Bellari is famous for its cycle Khoa, which is made of buffalo milk and is sold on bicycles and dispensed from brass containers on eco-friendly Sal leaf plates. This sweet is a must-eat if traveling to Bellari, buy it from the vendors who trawl the streets on bicycles.


Belgaum Kunda


Also called an “Accidental Dish,” the story behind the dish is: that an old woman left a pot of milk on the stove to a boil. Her husband had an excellent idea when he saw the lovely, thickened outcomes. That is how Belgaum City’s sweet treat, Kunda, came to be. The dish is made by boiling milk, sugar, and khoa until it becomes harder. Must try the dish if you planning to visit Belgaum or nearby places.


Dharwad Peda


The delicious delight named Dharwad Peda has a lengthy history, having been introduced by Ram Rathan Singh of Lucknow in 1846. But when Babu Singh took over the company, it became well-known. In Karnataka, this round, grainy joy has gained popularity as a milk-based dessert, especially when it is topped with a coating of castor sugar. With the Thakur relatives, who came from Unnao in Uttar Pradesh and were skilled in making Pedas, the Dharwad Peda lineage began an amazing 175 years ago. This beloved treat proudly displays its special ties to the area with the addition of a Geographical Indication Tag. Savor Dharwad Peda’s rich history and mouthwatering flavour, bears witness to the Thakur family’s 175 years of culinary legacy.


Davanagere Benne Dose

Benne Dose:

The history of Davanagere Benne Dose dates to 1928 when Chennamma moved to Davanagere. Originally made using ragi batter, the dose became well-known after her children began using rice batter, puffed rice, and liberally brushing the dose with butter during preparation.  By 1938, the culinary legacy was continued by Shanthappa and Mahadevappa, the sons of Chennamma, who opened their restaurants. The oldest of them is the “Shantappa Dosa Hotel,” which was built in 1944 next to the Clock Tower in Old Davanagere and is presently run by Ganesh, Shanthappa’s son. Mahadevappa’s younger son Viji’s “Vijji Benne Dosa” on Dental College Road and his older son Ravi’s “Ravi Benne Dose Hotel” on Church Road are continuing this legacy.
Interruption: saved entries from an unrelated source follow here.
struct FrameIO {
    WaveLds& L;
    const uint8_t* __restrict__ src;
    uint8_t* __restrict__ dst;
    const uint32_t* __restrict__ sT;
    const uint32_t* __restrict__ sSH;
    uint32_t in_len;
    uint32_t a;
    uint32_t aend;
    uint32_t sbase;
    uint2 pf;
    uint32_t flushed;
    uint32_t acc;
    bool dst8, do_crc;
    int lane;

    __device__ __forceinline__ FrameIO(WaveLds& L_, const Frame& f, const uint32_t* T, const uint32_t* SH, bool crc, int ln)
        : L(L_), src(f.src), dst(f.dst), sT(T), sSH(SH), in_len(uni(f.in_len)), sbase(0), pf(make_uint2(0, 0)), flushed(0),
          acc(0), do_crc(crc), lane(ln) {
        a = (uint32_t)((uintptr_t)src & 7u);
        aend = a + in_len;
        dst8 = (((uintptr_t)dst) & 7u) == 0;
    }
    __device__ __forceinline__ uint2 load8(uint32_t apos) const {
        return apos < aend ? *reinterpret_cast<const uint2*>(src - a + apos) : make_uint2(0, 0);
    }
    __device__ __forceinline__ void put8(uint32_t apos, uint2 v) {
        *reinterpret_cast<uint2*>(&reinterpret_cast<uint8_t*>(L.stage)[apos & (kStage - 1)]) = v;
    }
    __device__ __forceinline__ void prime(uint32_t wa) {
        sbase = wa & ~511u;
        put8(sbase + 8u * lane, load8(sbase + 8u * lane));
        put8(sbase + 512u + 8u * lane, load8(sbase + 512u + 8u * lane));
        pf = load8(sbase + 1024u + 8u * lane);
    }
    __device__ __forceinline__ void advance(uint32_t wa) {
        while (wa >= sbase + 512u) {
            if (wa >= sbase + 1536u) {
                prime(wa);
                break;
            }
            put8(sbase + 1024u + 8u * lane, pf);
            sbase += 512u;
            pf = load8(sbase + 1024u + 8u * lane);
        }
    }
    __device__ __forceinline__ void flush_to(uint32_t limit) {
        const uint8_t* ring8 = reinterpret_cast<const uint8_t*>(L.ring);
        while (flushed + (uint32_t)kFB <= limit) {
            wave_sync();
            asm volatile("s_waitcnt vmcnt(1)" ::: "memory");
            const uint2 d = *reinterpret_cast<const uint2*>(&ring8[(flushed + 8u * lane) & (kRing - 1)]);
            uint8_t* o = dst + flushed + 8u * lane;
            if (dst8) {
                *reinterpret_cast<uint2*>(o) = d;
            } else {
#pragma unroll
                for (int i = 0; i < 8; ++i) o[i] = (uint8_t)((i < 4 ? d.x : d.y) >> (8 * (i & 3)));
            }
            if (do_crc) acc = shift_byte_tab(sSH, acc) ^ raw8(sT, (flushed == 0u && lane == 0) ? ~d.x : d.x, d.y);
            flushed += (uint32_t)kFB;
        }
    }
    __device__ uint32_t finish(uint32_t O, const uint32_t* __restrict__ gNS) {
        const uint8_t* ring8 = reinterpret_cast<const uint8_t*>(L.ring);
        flush_to(O);
        wave_sync();
        const uint32_t rem = O - flushed;
        const uint32_t k = rem >> 3;
        asm volatile("s_waitcnt vmcnt(0)" ::: "memory");
        {
            const uint32_t b0 = 8u * lane, b1 = b0 + 8u < rem ? b0 + 8u : rem;
            for (uint32_t i = b0; i < b1; ++i) dst[flushed + i] = ring8[(flushed + i) & (kRing - 1)];
        }
        uint32_t crc = 0;
        if (do_crc) {
            auto fold = [&](uint32_t v) {
#pragma unroll
                for (int j = 0; j < 6; ++j) {
                    const uint32_t other = __shfl_xor(v, 1 << j);
                    const bool is_lo = ((lane >> j) & 1) == 0;
                    v = shift_nib_tab(gNS + j * 128, is_lo ? v : other) ^ (is_lo ? other : v);
                }
                return v;
            };
            uint32_t R = fold(acc);
            uint32_t c2 = 0;
            if ((uint32_t)lane >= 64u - k) {
                const uint32_t pos = flushed + 8u * ((uint32_t)lane - (64u - k));
                const uint2 d = *reinterpret_cast<const uint2*>(&ring8[pos & (kRing - 1)]);
                c2 = raw8(sT, pos == 0u ? ~d.x : d.x, d.y);
            }
            c2 = fold(c2);
#pragma unroll
            for (int j = 0; j < 6; ++j)
                if ((k >> j) & 1u) R = shift_nib_tab(gNS + j * 128, R);
            R ^= c2;
            if (O < 8u) R = 0xFFFFFFFFu;
            for (uint32_t i = flushed + 8u * k; i < O; ++i) R = (R >> 8) ^ sT[(R ^ ring8[i & (kRing - 1)]) & 0xFFu];
            crc = ~R;
        }
        return crc;
    }
};

struct Window {
    uint32_t rec, pdone, O;
};

__device__ bool expand_tags(FrameIO& io, uint32_t lds_base, uint32_t O, uint32_t E, bool prod, uint64_t prodm, uint32_t ostart,
                            uint32_t xv, int lane, uint32_t P0s = 0u, bool last = true, Window* nw = nullptr, uint32_t* rn = nullptr,
                            bool staged = true) {
    WaveLds& L = io.L;
    const uint8_t* ring8 = reinterpret_cast<const uint8_t*>(L.ring);
    const uint32_t* lds32 = L.ring;
    const uint32_t rank = __builtin_amdgcn_mbcnt_hi((uint32_t)(prodm >> 32), __builtin_amdgcn_mbcnt_lo((uint32_t)prodm, 0u));
    if (prod) *reinterpret_cast<uint2*>(&L.tagw[2 * rank]) = make_uint2(ostart, xv);
    if (lane == 0) L.tagw[2 * (uint32_t)__popcll(prodm)] = E;
    const uint64_t unal = __ballot(prod && (ostart & 3u) != 0u);
    const uint64_t first_bit = prodm & (~prodm + 1ull);
    const uint32_t pbase = (ostart >> 2) - (O >> 2) + (uint32_t)__popcll(unal & lanemask_le(lane) & ~first_bit);
    const uint32_t Ptot = ((E + 3u) >> 2) - (O >> 2) + (uint32_t)__popcll(unal & ~first_bit);
    uint32_t rc = 0;
    uint32_t pbc = 0;
    const uint32_t Pend = last ? Ptot : P0s + ((Ptot - P0s) & ~63u);
    uint32_t* const marks = L.scratch;
    uint32_t P0 = P0s;
    if (P0 >= Pend) {
        if (rn) asm volatile("" : "+v"(*rn));
    } else do {
        L.scratch[lane] = 0u;
        wave_sync();
        {
            const uint32_t rel = pbase - P0;
            const bool in_pass = prod && rel < 64u;
            marks[in_pass ? rel : 64u] = ((rank + 1u) << 6) | (rel & 63u);
        }
        wave_sync();
        const uint32_t mk = incl_max_scan(L.scratch[lane]);
        const uint32_t P = P0 + lane;
        const bool valid = P < Ptot;
        uint32_t r = mk ? (mk >> 6) - 1u : rc;
        const uint32_t k = mk ? (uint32_t)lane - (mk & 63u) : P - pbc;
        r = valid ? r : 0u;
        {
            const uint32_t mlast = uni((uint32_t)__builtin_amdgcn_readlane((int)mk, 63));
            if (mlast) {
                rc = (mlast >> 6) - 1u;
                pbc = P0 + (mlast & 63u);
            }
        }
        const uint32_t tstart = L.tagw[2 * r], tx = L.tagw[2 * r + 1], tend = L.tagw[2 * r + 2];
        const uint32_t A = ((tstart >> 2) + k) << 2;
        const uint32_t x0 = A > tstart ? A : tstart;
        const uint32_t x1 = (A + 4u) < tend ? A + 4u : tend;
        const uint32_t last = (Ptot - P0) < 64u ? (Ptot - P0 - 1u) : 63u;
        const uint32_t ps = uni((uint32_t)__builtin_amdgcn_readlane((int)x0, 0));
        const uint32_t pe = uni((uint32_t)__builtin_amdgcn_readlane((int)x1, (int)last));

        const bool lit = (tx & 0x80000000u) == 0u;
        const uint32_t xo = tx & 0x7FFFFFFFu;
        const uint32_t tlen = tend - tstart;
        const bool overlap = !lit && xo < tlen;
        const uint32_t pin = xo + (x0 - tstart);
        const uint32_t sp = lit ? pin + io.a : x0 - xo;
        const bool gl = lit ? (!staged || (sp - io.sbase) > (uint32_t)(kStage - 8))
                            : (!overlap && pe > (uint32_t)kRing && sp < pe - (uint32_t)kRing);
        const uint32_t lbase = lit && staged ? kStageDw : 0u;
        const uint32_t lmask = lit && staged ? (uint32_t)(kStage / 4 - 1) : (uint32_t)(kRing / 4 - 1);
        const uint32_t nbytes = x1 - x0;
        const uint32_t sh = 8u * (x0 & 3u);
        const uint32_t bmask = (nbytes >= 4u ? 0xFFFFFFFFu : ((1u << (8u * nbytes)) - 1u)) << sh;
        const uint32_t waddr = lds_base + 4u * ((x0 >> 2) & (kRing / 4 - 1));
        uint32_t gval;
        uint32_t gsh = 0;
        uint32_t gtiny = 0;
        const bool gld = valid && gl;
        const bool tiny = io.in_len < 4u;
        if (__ballot(gld)) {
            const bool tail = lit && pin + 4u > io.in_len;
            const uint8_t* ga = !lit ? io.dst + sp : io.src + (tail ? io.in_len - 4u : pin);
            if (gld && !tiny) gval = g_ld32u(ga);
            gsh = tail ? 8u * (pin + 4u - io.in_len) : 0u;
            if (tiny && __ballot(gld)) {
                if (gld) {
#pragma unroll
                    for (uint32_t i = 0; i < 4; ++i)
                        if (pin + i < io.in_len) gtiny |= g_ld8(io.src + pin + i) << (8 * i);
                }
            }
        }
        const uint32_t psal = ps & ~3u;
        const uint32_t dhi = overlap ? tstart : sp + nbytes;
        const bool dep = valid && !lit && !gl && dhi > ps;
        uint64_t need = 0;
        const uint64_t depm = __ballot(dep);
        if (depm) {
            wave_sync();
            {
                const uint32_t mm = valid ? bmask : 0u;
                const uint32_t maddr = lds_base + (uint32_t)offsetof(WaveLds, scratch) + (valid ? 4u * ((x0 >> 2) - (psal >> 2)) : 0u);
                asm volatile("ds_mskor_b32 %0, %1, %2" ::"v"(maddr), "v"(mm), "v"(((uint32_t)lane * 0x01010101u) & mm) : "memory");
            }
            wave_sync();
            const uint32_t lo0 = overlap ? tstart - xo : sp;
            const uint8_t* M8 = reinterpret_cast<const uint8_t*>(L.scratch);
            const uint32_t lo = lo0 > ps ? lo0 : ps;
            const uint32_t pa = M8[dep ? lo - psal : 0u], pb = M8[dep ? dhi - 1u - psal : 0u];
            const uint64_t nm = (pb >= 63u ? ~0ull : ((2ull << pb) - 1ull)) & ~((1ull << (pa & 63u)) - 1ull);
            need = dep ? nm : 0ull;
        }
        const bool has_ov = __ballot(valid && overlap) != 0ull;
        uint32_t ova = 0, ovb = 0;
        if (has_ov) {
            const uint32_t n0 = x0 - tstart;
            const uint32_t inv = (uint32_t)(__builtin_amdgcn_rcpf((float)xo) * 65536.0f) + 1u;
            const uint32_t m0 = n0 - xo * ((n0 * inv) >> 16);
            const uint32_t q = tstart - xo;
            uint32_t ad[4];
            uint32_t mi = m0;
#pragma unroll
            for (uint32_t i = 0; i < 4; ++i) {
                if (i) mi = mi + 1u == xo ? 0u : mi + 1u;
                ad[i] = (q + mi) & (kRing - 1);
            }
            ova = ad[0] | (ad[1] << 16);
            ovb = ad[2] | (ad[3] << 16);
        }
        const uint32_t w = sp >> 2;
        const uint32_t ra0 = lbase + (w & lmask), ra1 = lbase + ((w + 1u) & lmask);
        uint64_t pending = depm;
        const uint64_t validm = last >= 63u ? ~0ull : ((2ull << last) - 1ull);
        uint64_t readym = validm & ~depm;
        for (int round = 0;; ++round) {
            uint32_t lo = lds32[ra0];
            uint32_t hi = lds32[ra1];
            asm volatile("" : "+v"(lo), "+v"(hi));
            uint32_t val = gl ? (tiny ? gtiny : gval >> gsh) : __builtin_amdgcn_alignbyte(hi, lo, sp & 3u);
            if (has_ov) {
                const uint32_t ov = (uint32_t)ring8[ova & 0xFFFFu] | ((uint32_t)ring8[ova >> 16] << 8) |
                                    ((uint32_t)ring8[ovb & 0xFFFFu] << 16) | ((uint32_t)ring8[ovb >> 16] << 24);
                val = overlap ? ov : val;
            }
            uint32_t m;
            asm volatile("v_cndmask_b32_e64 %0, 0, %1, %2" : "=v"(m) : "v"(bmask), "s"(readym));
            asm volatile("ds_mskor_b32 %0, %1, %2" ::"v"(waddr), "v"(m), "v"((val << sh) & m) : "memory");
            if (!pending || round >= 64) break;
            readym = __ballot((need & pending) == 0ull) & validm;
            pending &= ~readym;
        }
        if (pending) return false;
        if (rn) asm volatile("" : "+v"(*rn));
        io.flush_to(pe);
    } while ((P0 += 64u) < Pend);
    if (!last) {
        if (Pend == Ptot) {
            nw->rec = (uint32_t)__popcll(prodm);
            nw->pdone = 0u;
            nw->O = E;
        } else {
            const uint32_t idx = (uint32_t)__popcll(__ballot(prod && pbase <= Pend)) - 1u;
            nw->rec = idx;
            nw->pdone = Pend - uni((uint32_t)__builtin_amdgcn_readlane((int)pbase, (int)idx));
            nw->O = uni((uint32_t)__builtin_amdgcn_readlane((int)ostart, (int)idx));
        }
    }
    return true;
}

__device__ __forceinline__ void write_result(int lane, uint32_t crc, int32_t st, bool check, uint32_t expect, uint32_t O,
                                             uint32_t consumed, uint32_t* out_len_p, uint32_t* consumed_p, int32_t* status_p,
                                             uint32_t* crc_p) {
    if (lane == 0) {
        const uint32_t m = mask_checksum(crc);
        if (st == NX_OK && check && m != expect) st = NX_ERR_SNAPPY_CRC_MISMATCH;
        *out_len_p = O;
        if (consumed_p) *consumed_p = consumed;
        *status_p = st;
        if (crc_p) *crc_p = m;
    }
}

__device__ void decode_frame_fused(WaveLds& L, uint32_t lds_base, const Frame& f, const uint32_t* __restrict__ sT,
                                   const uint32_t* __restrict__ sSH, const uint32_t* __restrict__ gNS, bool do_crc, uint32_t expect,
                                   bool check, uint32_t* out_len_p, uint32_t* consumed_p, int32_t* status_p, uint32_t* crc_p,
                                   int lane) {
    FrameIO io(L, f, sT, sSH, do_crc, lane);
    const uint8_t* __restrict__ src = f.src;
    const uint32_t in_len = io.in_len;
    const uint32_t cap = uni(f.cap < (1u << 24) ? f.cap : (1u << 24));
    int32_t st = NX_OK;
    uint32_t consumed = 0;
    uint32_t O = 0;

    uint32_t W = 0;
    bool go = false;
    if (in_len > 0) {
        uint32_t ulen = 0;
        int bi = 0;
        bool complete = false;
        while (W < in_len) {
            const uint32_t cur = uni(src[W++]);
            ulen |= (cur & 0x7fu) << (bi++ * 7);
            if ((cur & 0x80u) == 0) {
                complete = true;
                break;
            }
            if (bi >= 4) {
                st = NX_ERR_SNAPPY_PREAMBLE_TOO_LONG;
                break;
            }
        }
        if (st == NX_OK && complete && ulen != 0) {
            if (ulen > cap) st = NX_ERR_SNAPPY_OUTPUT_OVERFLOW; else go = true;
        }
        consumed = W;
    }
    W = uni(W);
    if (go) io.prime(W + io.a);

    bool stop = !go;
    uint32_t windows = 0;
    while (!stop && W < in_len) {
        if (++windows > in_len + 2) {
            st = kGuardTrip;
            break;
        }
        io.advance(W + io.a);
        wave_sync();
        const uint32_t p = W + lane;
        const uint32_t avail = p < in_len ? in_len - p : 0u;
        uint64_t v;
        {
            const uint32_t pa = p + io.a;
            const uint32_t w0 = L.stage[(pa >> 2) & (kStage / 4 - 1)];
            const uint32_t w1 = L.stage[((pa >> 2) + 1) & (kStage / 4 - 1)];
            v = (((uint64_t)w1 << 32) | w0) >> (8 * (pa & 3u));
            if (avail < 5) v &= (1ull << (8 * avail)) - 1ull;
        }
        const uint32_t b0 = (uint32_t)v & 0xFFu;
        const uint32_t type = b0 & 3u;
        const uint32_t ops = (uint32_t)(v >> 8);
        const uint32_t code = b0 >> 2;
        const uint32_t nb = code >= 60u ? code - 59u : 0u;
        const uint32_t hdr = 1u + nb;
        const uint32_t field = nb == 0 ? 0u : (nb == 4 ? ops : (ops & ((1u << (8 * nb)) - 1u)));
        const uint32_t lj = nb == 0 ? code + 1u : field + 1u;
        const bool lneg = nb == 4 && (int32_t)lj < 0;
        const bool lhdr_nei = avail < hdr;
        const bool l_nei = lhdr_nei || (!lneg && (avail - hdr) < lj);
        const uint32_t csize = type == 1u ? 2u : (type == 2u ? 3u : 5u);
        const uint32_t colen = type == 1u ? 4u + ((b0 >> 2) & 7u) : 1u + (b0 >> 2);
        const uint32_t coff = type == 1u ? (((b0 & 0xe0u) << 3) | (ops & 0xFFu)) : (type == 2u ? (ops & 0xFFFFu) : ops);
        const bool c_nei = avail < csize;
        const bool is_copy = type != 0u;
        const bool nei = is_copy ? c_nei : l_nei;
        int32_t err = 0;
        if (is_copy) {
            if (!c_nei && coff == 0u) err = NX_ERR_SNAPPY_OFFSET_ZERO;
            else if (!c_nei && type == 3u && (int32_t)coff < 0) err = NX_ERR_SNAPPY_OFFSET_NEGATIVE;
        } else if (!lhdr_nei && lneg) {
            err = NX_ERR_SNAPPY_LITERAL_LEN_INVALID;
        }
        uint32_t size;
        uint32_t olen;
        if (is_copy) {
            size = csize;
            olen = colen;
        } else {
            const uint64_t sz = (uint64_t)hdr + (lneg ? 0ull : (uint64_t)lj);
            size = sz > 0x7FFFFFFFull ? 0x7FFFFFFFu : (uint32_t)sz;
            olen = lneg ? 0u : (lj > cap ? cap + 1u : lj);
        }
        const uint32_t xv = is_copy ? (0x80000000u | (coff & 0x7FFFFFFFu)) : ((p + hdr) & 0x7FFFFFFFu);
        const uint32_t nxt = (uint32_t)lane + size;

        const uint32_t lim = uni((in_len - W) < 64u ? (in_len - W) : 64u);
        uint32_t Jk[6];
        Jk[0] = (uint32_t)lane >= lim ? (uint32_t)lane : (nxt < 64u ? nxt : 64u);
#pragma unroll
        for (int k = 1; k < 6; ++k) {
            const uint32_t prev = Jk[k - 1];
            const uint32_t g = (uint32_t)__shfl((int)prev, (int)(prev & 63u));
            Jk[k] = prev >= 64u ? 64u : g;
        }
        uint32_t pos = 0;
#pragma unroll
        for (int k = 0; k < 6; ++k) {
            const uint32_t g = (uint32_t)__shfl((int)Jk[k], (int)(pos & 63u));
            if (((uint32_t)lane >> k) & 1u) pos = pos >= 64u ? 64u : g;
        }
        const bool tvm = pos < lim;
        const uint32_t T = (uint32_t)__popcll(__ballot(tvm));
        const uint32_t lastpos = uni((uint32_t)__builtin_amdgcn_readlane((int)pos, (int)(T - 1)));
        const uint32_t exitrel = uni((uint32_t)__builtin_amdgcn_readlane((int)nxt, (int)lastpos));
        L.scratch[lane] = 0;
        wave_sync();
        if (tvm) L.scratch[pos] = 1u;
        wave_sync();
        const bool tv = L.scratch[lane] != 0u;

        const uint32_t mylen = tv ? olen : 0u;
        const uint32_t incl = incl_scan(mylen);
        const uint32_t ostart = O + incl - mylen;
        if (tv && is_copy && !nei && err == 0 && (coff & 0x7FFFFFFFu) > ostart) err = NX_ERR_SNAPPY_OFFSET_BEYOND;
        if (tv && !nei && err == 0 && (uint64_t)ostart + olen > cap) err = NX_ERR_SNAPPY_OUTPUT_OVERFLOW;
        const uint64_t badm = __ballot(tv && (nei || err != 0));
        const uint32_t Wnext = uni(W + exitrel);
        uint32_t fb = 64;
        uint32_t E;
        if (badm) {
            fb = (uint32_t)(__ffsll((long long)badm) - 1);
            const int32_t e = __builtin_amdgcn_readlane(err, (int)fb);
            if (e != 0) {
                st = e;
                consumed = W + uni((uint32_t)__builtin_amdgcn_readlane((int)nxt, (int)fb));
            } else {
                consumed = W + fb + 1;
            }
            stop = true;
            E = uni((uint32_t)__builtin_amdgcn_readlane((int)ostart, (int)fb));
        } else {
            consumed = Wnext < in_len ? Wnext : in_len;
            E = O + uni((uint32_t)__builtin_amdgcn_readlane((int)incl, 63));
        }
        const bool prod = tv && (uint32_t)lane < fb && olen > 0;
        const uint64_t prodm = __ballot(prod);
        if (prodm && !expand_tags(io, lds_base, O, E, prod, prodm, ostart, xv, lane)) {
            st = kGuardTrip + 2;
            break;
        }
        O = E;
        W = Wnext;
    }
    const uint32_t crc = io.finish(O, gNS);
    write_result(lane, crc, st, check, expect, O, consumed, out_len_p, consumed_p, status_p, crc_p);
}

Benne Dose in Davanagere is still popular even through patent restrictions, thanks to the efforts of several popular eating places like Sri. Guru Kottureshwara Benne Dosa Hotel, Gayathri Benne Dosa Hotel, and Vasantha Benne Dosa Hotel. The appeal of Benne Dosa lies only in its wonderful taste.


Udupi Hayagreeva


Lord Hayagriva, One of Lord Vishnu’s ten avatars in Hinduism, is the name of a sweet with an interesting mythology. Depicted seated on a white lotus, Lord Hayagriva is described as having a horse’s head and a human body. The devotion of Udupi Sri Krishna Mutt’s popular devotee, Sri Vadirajathirtha, is the origin of the tasty dish. He used to serve Lord Hayagriva cooked Bengal gram combined with jaggery; therefore, the term “Hayagreeva” or “Hayagreeva Maddi” for the dish. Called by the Kannada word “Maddi,” which is a mixture of cooked chana dal, jaggery, coconut, and ghee, hence the name Hayagriva Maddi. In Sode Vadiraja Mutt in Udupi, the sweet is still offered to the god every day as a “naivedhyam” and served as prasadam.

“Food for us comes from our relatives, whether they have wings, fins, or roots. That is how we consider food. Food has a culture. It has a history. It has a story. It has relationships.”– Winona LaDuke

Eat healthy and delicious traditional dishes to make both the tongue and stomach feel happy and safe.